Stored items
------------------------------------------------------------
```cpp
inline int plan_condensed(int bs, int64_t nb, int64_t npatch, const int64_t* pp, const int32_t* pd, const int32_t* group,
                          const int32_t* rowptr, const int32_t* colidx, int sigma_rows, CondPlan* out, std::string* err) {
  const int64_t sum_n = pp[npatch];
  std::vector<int32_t> c_dofs(sum_n), c_slot(sum_n), g_off, g_m, g_sc, g_uoff, sidx, p_nI(npatch), s_uptr, s_uidx;
  std::vector<int64_t> gptr(npatch + 1, 0), g_mat, g_sidx, sptr(npatch + 1, 0), sinv_ptr(npatch + 1, 0);
  std::vector<int32_t> node_pos(nb, -1);
  int64_t mat_off = 0, sinv_off = 0;
  int lds_max = 0, umax = 0, smax = 0;
  s_uptr.push_back(0);
  for (int64_t p = 0; p < npatch; ++p) {
    const int64_t off = pp[p];
// ... 92 lines not shown
  if (s_uidx.empty()) s_uidx.push_back(0);
  std::vector<int32_t> order((size_t)npatch);
  {
    std::vector<int64_t> pbytes((size_t)npatch, 0);
    for (int64_t p = 0; p < npatch; ++p) {
      const int64_t s = sptr[p + 1] - sptr[p];
      pbytes[p] = s * s;
      for (int64_t g = gptr[p]; g < gptr[p + 1]; ++g) pbytes[p] += cond_group_doubles(g_m[g], g_sc[g]);
    }
    for (int64_t p = 0; p < npatch; ++p) order[p] = (int32_t)p;
    std::stable_sort(order.begin(), order.end(), [&](int32_t a, int32_t b) { return pbytes[a] > pbytes[b]; });
  }
  std::vector<int32_t> ch_patch, ch_row, xp_grp, bp_grp, g_xp(g_m.size()), g_bp(g_m.size()), u_dst;
  std::vector<int64_t> chptr((size_t)npatch + 1, 0), uptr((size_t)npatch + 1, 0), xp_ptr((size_t)npatch + 1, 0),
      bp_ptr((size_t)npatch + 1, 0);
  int lds_front = 0, lds_back = 0, max_pairs = 0;
  for (int64_t p = 0; p < npatch; ++p) {
    const int s = (int)(sptr[p + 1] - sptr[p]), ld = (s + 1) & ~1;
    for (int r = 0; r < ld; r += sigma_rows) {
      ch_patch.push_back((int32_t)p);
      ch_row.push_back(r);
    }
    chptr[p + 1] = (int64_t)ch_patch.size();
    int uo = 0, xp = 0, bp = 0;
    for (int64_t g = gptr[p]; g < gptr[p + 1]; ++g) {
      g_xp[g] = xp;
      g_bp[g] = bp;
      for (int i = 0; i < cond_pairs(g_m[g]); ++i) xp_grp.push_back((int32_t)g);
      for (int j = 0; j < cond_pairs(g_sc[g]); ++j) bp_grp.push_back((int32_t)g);
      xp += cond_pairs(g_m[g]);
      bp += cond_pairs(g_sc[g]);
      uo += g_sc[g];
    }
    uptr[p + 1] = uptr[p] + uo;
    xp_ptr[p + 1] = xp_ptr[p] + xp;
    bp_ptr[p + 1] = bp_ptr[p] + bp;
    const int32_t qb = s_uptr[sptr[p]], qe = s_uptr[sptr[p + 1]];
    if (qe - qb != uo) return plan_fail(err, "patch %lld: inconsistent skeleton contributions", (long long)p);
    u_dst.resize((size_t)uptr[p + 1]);
    for (int32_t q = qb; q < qe; ++q) u_dst[uptr[p] + s_uidx[q]] = q - qb;
    max_pairs = std::max(max_pairs, std::max(xp, bp));
    lds_front = std::max(lds_front, (int)((pp[p + 1] - pp[p] + p_nI[p] + uo + 2) * (int64_t)sizeof(double)));
    lds_back = std::max(lds_back, (int)((s + uo + 2) * (int64_t)sizeof(double)));
  }
  if (ch_patch.empty()) { ch_patch.push_back(0); ch_row.push_back(0); }
  if (xp_grp.empty()) xp_grp.push_back(0);
  if (bp_grp.empty()) bp_grp.push_back(0);
  if (u_dst.empty()) u_dst.push_back(0);
  if (lds_front > COND_LDS_MAX_BYTES) return plan_fail(err, "condensed apply would need %d bytes of LDS per patch", lds_front);
  std::vector<CondChunk> gc;
  std::vector<int64_t> gcptr((size_t)npatch + 1, 0), stage_off((size_t)npatch + 1, 0);
  for (int64_t p = 0; p < npatch; ++p)
    stage_off[p + 1] = stage_off[p] + ((pp[p + 1] - pp[p] + 1) & ~(int64_t)1);
  int lds_gf = 0, lds_gb = 0;
  for (int64_t p = 0; p < npatch; ++p) {
    int64_t g = gptr[p];
// ... 22 lines not shown
  if (xp_ptr[npatch] > INT32_MAX || bp_ptr[npatch] > INT32_MAX)
    return plan_fail(err, "condensed factors: too many row pairs on one level");
  if (gc.empty()) gc.push_back(CondChunk());
  CondPlan& o = *out;
  o.ngroups = (int64_t)g_off.size();
  o.mat_doubles = mat_off;
  o.sinv_doubles = sinv_off;
  o.lds_bytes = lds_max;
  o.lds_front = lds_front;
  o.lds_back = lds_back;
  o.lds_gfront = lds_gf + 16;
  o.lds_gback = lds_gb + 16;
  o.max_s = smax;
  o.max_m = g_m.empty() ? 0 : *std::max_element(g_m.begin(), g_m.end());
  o.max_pairs = max_pairs;
  o.umax = umax;
  o.dofs = std::move(c_dofs); o.slot = std::move(c_slot);
  o.gptr = std::move(gptr); o.g_mat = std::move(g_mat); o.g_sidx = std::move(g_sidx);
  o.g_off = std::move(g_off); o.g_m = std::move(g_m); o.g_sc = std::move(g_sc); o.g_uoff = std::move(g_uoff);
  o.g_xp = std::move(g_xp); o.g_bp = std::move(g_bp);
  o.sidx = std::move(sidx);
  o.p_nI = std::move(p_nI); o.order = std::move(order);
  o.sptr = std::move(sptr); o.sinv_ptr = std::move(sinv_ptr); o.uptr = std::move(uptr);
  o.xp_ptr = std::move(xp_ptr); o.bp_ptr = std::move(bp_ptr);
  o.s_uptr = std::move(s_uptr); o.s_uidx = std::move(s_uidx); o.u_dst = std::move(u_dst);
  o.chptr = std::move(chptr); o.gcptr = std::move(gcptr);
  o.ch_patch = std::move(ch_patch); o.ch_row = std::move(ch_row); o.xp_grp = std::move(xp_grp); o.bp_grp = std::move(bp_grp);
  o.gc = std::move(gc);
  return 0;
}
// ... 118 lines not shown
```

### alfi_amd/hip.py

```python
import ctypes
import numpy as np

from . import _lib, env
from ._lib import BsrHost, CsrHost, vp


class AlfiHipError(RuntimeError):
    code = None


E_ARG, E_STATE = -2, -3


def _ptr(a):
    return None if a is None else a.ctypes.data_as(vp)


class Context(object):
    def __init__(self, device=0, stream=None):
        self.lib = _lib.load()
        h = vp()
        rc = self.lib.alfi_ctx_create(int(device), vp(stream) if stream else None, ctypes.byref(h))
        if rc != 0:
            raise AlfiHipError("alfi_ctx_create failed (%d): %s -- alfi_amd needs an MI355X; there is no CPU fallback"
# ... 16 lines not shown
            self.h = None

    def set_assembly_scratch(self, max_bytes):
        self.check(self.lib.alfi_ctx_set_assembly_scratch(self.h, int(max_bytes)))

    def set_f32_work_bytes(self, n):
        self.check(self.lib.alfi_ctx_set_f32_work_bytes(self.h, int(n)))

    def f32_work_bytes(self):
        b = ctypes.c_int64()
        self.check(self.lib.alfi_ctx_f32_work_bytes(self.h, ctypes.byref(b)))
        return b.value

    def set_condense_min_bytes(self, min_bytes):
        self.check(self.lib.alfi_ctx_set_condense_min_bytes(self.h, int(min_bytes)))

    def set_comm(self, callback, dred_ptr, dred_len):
        self.check(self.lib.alfi_ctx_set_comm(self.h, ctypes.cast(callback, vp), None, vp(int(dred_ptr)), int(dred_len)))

    def comm_init(self, unique_id, rank, nranks):
        buf = ctypes.create_string_buffer(bytes(unique_id), _lib.COMM_ID_BYTES)
        self.check(self.lib.alfi_ctx_comm_init(self.h, ctypes.cast(buf, vp), int(rank), int(nranks)))

    def comm_allow_self(self, on=True):
        self.check(self.lib.alfi_ctx_comm_allow_self(self.h, 1 if on else 0))

    def comm_size(self):
        r, n = ctypes.c_int(), ctypes.c_int()
        self.check(self.lib.alfi_ctx_comm_size(self.h, ctypes.byref(r), ctypes.byref(n)))
        return r.value, n.value
# ... 970 lines not shown
```

### include/alfi_hip.h

```cpp
#ifndef ALFI_HIP_H
#define ALFI_HIP_H
#include <stdint.h>

#ifdef __cplusplus
extern "C" {
#endif

#define ALFI_OK 0
#define ALFI_E_HIP -1
#define ALFI_E_ARG -2
#define ALFI_E_STATE -3
#define ALFI_E_SINGULAR -4
#define ALFI_E_COMM -5

typedef struct alfi_ctx alfi_ctx;
typedef struct alfi_level alfi_level;
typedef struct alfi_transfer alfi_transfer;
typedef struct alfi_mg alfi_mg;

int alfi_ctx_create(int device, void* stream, alfi_ctx** out);
int alfi_ctx_destroy(alfi_ctx* ctx);
int alfi_ctx_sync(alfi_ctx* ctx);
const char* alfi_last_error(alfi_ctx* ctx);
int alfi_malloc(alfi_ctx* ctx, int64_t bytes, void** dptr);
// ... 78 lines not shown
int alfi_level_set_facet_beta(alfi_level* lvl, const double* beta_host, double scale);
int alfi_level_transpose(alfi_level* lvl);
int alfi_level_get_values(alfi_level* lvl, double* bvals_host);
int alfi_level_size(alfi_level* lvl, int64_t* n);
int alfi_level_id(alfi_level* lvl, int* id);
int alfi_spmv(alfi_level* lvl, const double* dx, double* dy);
int alfi_residual(alfi_level* lvl, const double* db, const double* dx, double* dr);
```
------------------------------------------------------------
### What this task involves
Go through the entries above and pull out each line with "struct" in it.

### Task result
typedef struct alfi_ctx alfi_ctx;
typedef struct alfi_level alfi_level;
typedef struct alfi_transfer alfi_transfer;
typedef struct alfi_mg alfi_mg;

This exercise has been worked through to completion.